What is artificial intelligence if it isn’t doing what it’s supposed to? It’s like a kid on its first day of school: full of potential but as yet without the education to enact any of that potential. And how do we measure intelligence? With ongoing testing. Whether that’s the right way to go about it is for the school boards to decide, but when it comes to technology, it’s the best option we have. However, in order to test AI we need some metrics to test against, so what are the best markers for measuring artificial intelligence?

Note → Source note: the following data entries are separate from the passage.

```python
_SIGS = {
    "nsm_version": (I, []),
    "nsm_get_last_error": (I, [ctypes.c_char_p, Z]),
    "nsm_pack_conv_weight": (I, [P, I, I, I, I, I, I, P, P]),
    "nsm_pad_vec": (I, [P, I, I, P, P]),
    "nsm_conv_fwd": (I, [P, I, I, I, I, I, P, P, I, I, P, I, P, P, P, F, P]),
    "nsm_conv_stat_rows": (I, [I, I, I, I]),
    "nsm_conv_fwd_stats": (I, [P, I, I, I, I, I, P, P, I, I, P, I, P, P, P, F, P, P, P, P]),
    "nsm_wino_ws": (Z, [I, I, I, I, I, I]),
    "nsm_wino_weight": (I, [P, I, I, I, I, I, I, P, P]),
    "nsm_conv3x3_wino": (I, [P, I, I, I, I, I, P, P, I, I, I, P, I, P, Z, P]),
    "nsm_wino_input": (I, [P, I, I, I, I, I, I, I, P, P]),
    "nsm_wino_gemm": (I, [P, P, I, I, I, I, I, I, P, P]),
    "nsm_wino_gemm_s": (I, [P, P, I, I, I, I, I, I, P, P, P, P]),
    "nsm_absmax": (I, [P, L, P, P]),
    "nsm_zero_u32": (I, [P, L, P]),
    "nsm_absmax_bf16": (I, [P, L, P, P]),
    "nsm_pmc_calib": (I, [I, P, P, L, P]),
    "nsm_to_h2": (I, [P, L, I, P, F, P, P]),
    "nsm_wino_gemm_h2": (I, [P, P, I, I, I, I, I, I, P, P, F, P, F, P]),
    "nsm_wino_gemm_h2_plan": (I, [I, I, I, I, I, I, P]),
    "nsm_wino_wgrad_h2_plan": (I, [I, I, I, I, I, I, P]),
    "nsm_wino_beta": (F, [I, I]),
    "nsm_wino_input_h2": (I, [P, I, I, I, I, I, I, I, I, P, P, P]),
    "nsm_wino_dual_input_h2": (I, [P, I, I, I, I, I, I, P, P, P, P]),
    "nsm_wino_dual_input_bn_h2": (I, [P, I, P, I, I, I, I, I, I, P, P, F, P, P, P, P, P, P, P]),
    "nsm_wino_input_f16": (I, [P, I, I, I, I, I, I, P, P, P]),
    "nsm_wino_input_f16_resize": (I, [P, I, I, I, I, I, I, I, I, P, P, P]),
    "nsm_wino_gemm_f16": (I, [P, P, I, I, I, I, I, I, P, P, F, P, F, P]),
    "nsm_wino_output_bf16": (I, [P, I, I, I, I, I, P, P, I, P, I, P]),
    "nsm_wino_gemm_f16m": (I, [P, P, I, I, I, I, I, I, P, P, P, F, P, F, P]),
    "nsm_wino_output_bf16m": (I, [P, P, I, I, I, I, I, I, P, F, P, F, P, P, I, P, I, P]),
    "nsm_wino_output_bf16m_act": (I, [P, P, I, I, I, I, I, I, P, F, P, F, P, P, I, P, P, F, P]),
    "nsm_wino_dout_f16": (I, [P, I, I, I, I, I, I, P, P, P]),
    "nsm_wino_dual_f16": (I, [P, I, I, I, I, I, I, P, P, P, P]),
    "nsm_wino_dual_bn_f16": (I, [P, I, P, I, I, I, I, I, I, P, P, F, P, P, P, P, P, P, P]),
    "nsm_wino_wgrad_f16_ws": (Z, [I, I, I, I, I, I]),
    "nsm_conv3x3_wgrad_wino_f16": (I, [P, P, I, I, I, I, I, I, I, I, P, P, Z, P, P, P]),
    "nsm_wino_wgrad_h2_ws": (Z, [I, I, I, I, I, I]),
    "nsm_conv3x3_wgrad_wino_h2": (I, [P, P, I, I, I, I, I, I, I, I, P, P, Z, P, P, P]),
    "nsm_set_f32_split": (I, [I]),
    "nsm_wino_output": (I, [P, I, I, I, I, I, P, P, I, P]),
    "nsm_wino_wgrad_ws": (Z, [I, I, I, I, I, I]),
    "nsm_conv3x3_wgrad_wino": (I, [P, I, P, I, I, I, I, I, I, I, I, P, P, Z, P]),
    "nsm_conv_wgrad_ws": (Z, [I, I, I, I, I, I]),
    "nsm_conv_wgrad": (I, [P, I, P, I, I, I, I, I, I, I, P, P, P, F, P, Z, I, I, P, P, P, P]),
    "nsm_reduce_chunks": (I, [I, I]),
    "nsm_reduce_rows": (I, [I, I]),
    "nsm_bn_stats": (I, [P, I, I, I, P, I, I, P]),
    "nsm_bn_finalize_train": (I, [P, I, I, I, I, I, P, P, P, P, P, F, F, I, P, P, P, P, P, F, P]),
    "nsm_bn_act_h2": (I, [P, I, I, I, P, P, F, P, I, P, P, P]),
    "nsm_conv1x1_h2_rows": (I, [I, I, I, I]),
    "nsm_conv1x1_h2": (I, [P, I, I, P, P, I, P, I, P, P, P, P]),
    "nsm_conv1x1_dgrad_bnbwd_h2": (I, [P, I, I, P, I, P, I, P, P, P, P, P, I, F, I, P, P, P, I, P,
                                       P, P, P, P]),
    "nsm_conv3x3_h2_rows": (I, [I, I]),
    "nsm_conv3x3_h2": (I, [P, I, I, I, I, P, P, I, P, I, P, P, P, P]),
    "nsm_conv3x3_wgrad_h2_ws": (Z, [I, I, I, I, I]),
    "nsm_conv3x3_wgrad_h2": (I, [P, P, I, I, I, I, I, I, I, P, P, Z, P, P, P]),
    "nsm_input_prep_h2": (I, [P, I, I, I, I, P, I, P, P]),
    "nsm_conv1x1_wgrad_h2_ws": (Z, [I, I, I]),
    "nsm_conv1x1_wgrad_h2": (I, [P, P, I, I, I, I, I, P, P, Z, P, P, P]),
    "nsm_bn_partials_merge": (I, [P, I, I, I, I, I, P, P]),
    "nsm_bn_finalize_eval": (I, [P, P, P, P, I, I, F, P, P, P, P, P]),
    "nsm_bn_act": (I, [P, I, I, I, P, P, F, P, I, P, I, P, I, I, P, P]),
    "nsm_bn_bwd_reduce": (I, [P, I, P, I, I, I, I, P, P, F, P, P, P, P, I, I, P, P]),
    "nsm_bn_bwd_finalize": (I, [P, I, I, I, I, P, P, P, P, P, P, P, P, P]),
    "nsm_bn_bwd_apply_h2": (I, [P, I, P, I, I, I, I, P, P, F, P, P, P, P, P, P]),
    "nsm_bn_bwd_apply": (I, [P, I, P, I, I, I, I, P, P, F, P, P, P, P, I, I, P, P]),
    "nsm_sum_rows": (I, [P, I, I, I, P, P]),
    "nsm_resize_fwd_act": (I, [P, I, I, I, I, P, I, I, P, P, F, P, I, P]),
    "nsm_up2_resize_fwd_act": (I, [P, I, I, I, I, P, I, I, P, P, F, P, I, P]),
    "nsm_bn_act_pool": (I, [P, I, I, I, I, P, P, F, P, P, I, P, P]),
    "nsm_wino_dual_input": (I, [P, I, I, I, I, I, I, P, P, P, P, P]),
    "nsm_wino_dual_input_bn": (I, [P, I, P, I, I, I, I, I, I, P, P, F, P, P, P, P, P, P, P, P]),
    "nsm_conv3x3_wgrad_wino_dm": (I, [P, P, I, I, I, I, I, I, I, I, P, P, Z, P, P, P]),
    "nsm_conv_fwd_act": (I, [P, I, I, I, I, I, P, P, I, I, P, I, P, P, F, P, I, I, P]),
    "nsm_wino_output_act": (I, [P, I, I, I, I, I, P, P, I, P, P, F, P, I, P]),
    "nsm_bnred_chunks": (I, [I, I, I, I, I]),
    "nsm_avgpool2_bwd_add_bnred": (I, [P, I, I, I, I, P, P, I, P, P, P, P, P, F, P, P, P]),
    "nsm_resize_bwd_bnred": (I, [P, I, I, I, I, P, I, I, I, P, P, P, P, P, F, P, P, P]),
    "nsm_up2_resize_bwd_bnred": (I, [P, I, I, I, I, P, I, I, I, P, P, P, P, P, F, P, P, P]),
    "nsm_wino_input_resize": (I, [P, I, I, I, I, I, I, I, I, I, P, P, P]),
    "nsm_wino_output_stats": (I, [P, I, I, I, I, I, P, P, I, P, I, P]),
    "nsm_wino_stat_slots": (I, [I, I, I, I, I]),
    "nsm_wino_stat_step": (I, [I, I]),
    "nsm_conv1x1_bnbwd_chunks": (I, [I, I, I, I, I, I]),
    "nsm_conv1x1_dgrad_bnbwd": (I, [P, I, I, I, I, I, P, I, P, I, P, P, P, P, P, F, I, P, P, P, I,
                                    I, P, P, P, P]),
    "nsm_avgpool2_fwd": (I, [P, I, I, I, I, P, I, P]),
    "nsm_avgpool2_bwd_add": (I, [P, I, I, I, I, P, P, I, P]),
    "nsm_resize_fwd": (I, [P, I, I, I, I, P, I, I, I, P]),
    "nsm_resize_bwd": (I, [P, I, I, I, I, P, I, I, I, P]),
    "nsm_up2_resize_fwd": (I, [P, I, I, I, I, P, I, I, I, P]),
    "nsm_up2_resize_bwd": (I, [P, I, I, I, I, P, I, I, I, P]),
    "nsm_input_prep": (I, [P, I, I, I, I, P, I, I, P, P]),
    "nsm_input_grad": (I, [P, I, I, I, I, I, P, I, P]),
    "nsm_head_fwd": (I, [P, I, I, I, I, P, P, P, I, P]),
    "nsm_head_bwd_blocks": (I, [I, I, I]),
    "nsm_head_bwd": (I, [P, P, P, I, I, I, I, P, P, P, P, P, I, P]),
    "nsm_loss_blocks": (I, [L]),
    "nsm_l1_loss_fwd": (I, [P, P, L, F, P, P, P]),
    "nsm_expdiff_mean": (I, [P, P, L, F, P, P, P]),
    "nsm_l1_loss_bwd": (I, [P, P, L, F, P, P, I, P]),
    "nsm_detail_blocks": (I, [I, I, I]),
    "nsm_detail_loss_fwd": (I, [P, P, I, I, I, F, F, F, P, P, P, P]),
    "nsm_detail_loss_bwd": (I, [P, P, I, I, I, F, F, F, P, P, P, I, P]),
    "nsm_ssim_blocks": (I, [I, I, I]),
# ... 133 lines not shown
```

Take a look at our guide to find out.
Why do we need performance markers?
You would think that deciphering if a machine learning system was doing what it was designed to do would be obvious: did the machine do what the developer intended for it to do? But the answer is rarely so simple. Whether the answer is “yes” or “no”, developers need to look at how the system came to the conclusion it came to in order to determine if the system will continue to give the correct answer or if there is a reason it won’t. This will ensure a set of responsible AI principles.
And that’s where performance markers come in. Continuous testing and evaluation will allow machine learning system developers to understand where the system is going wrong and how to fix it for an optimal result every time.
As mentioned, the process of how a system came to a conclusion is important because there are actually four possible outcomes: true positive, true negative, false positive, and false negative. These factors measure the accuracy of the Artificial Intelligence system. If you were to get a true positive, it means the system took the correct steps and could perform the task you asked. A true negative means the correct steps were taken and something in those steps correctly blocked the result you asked for.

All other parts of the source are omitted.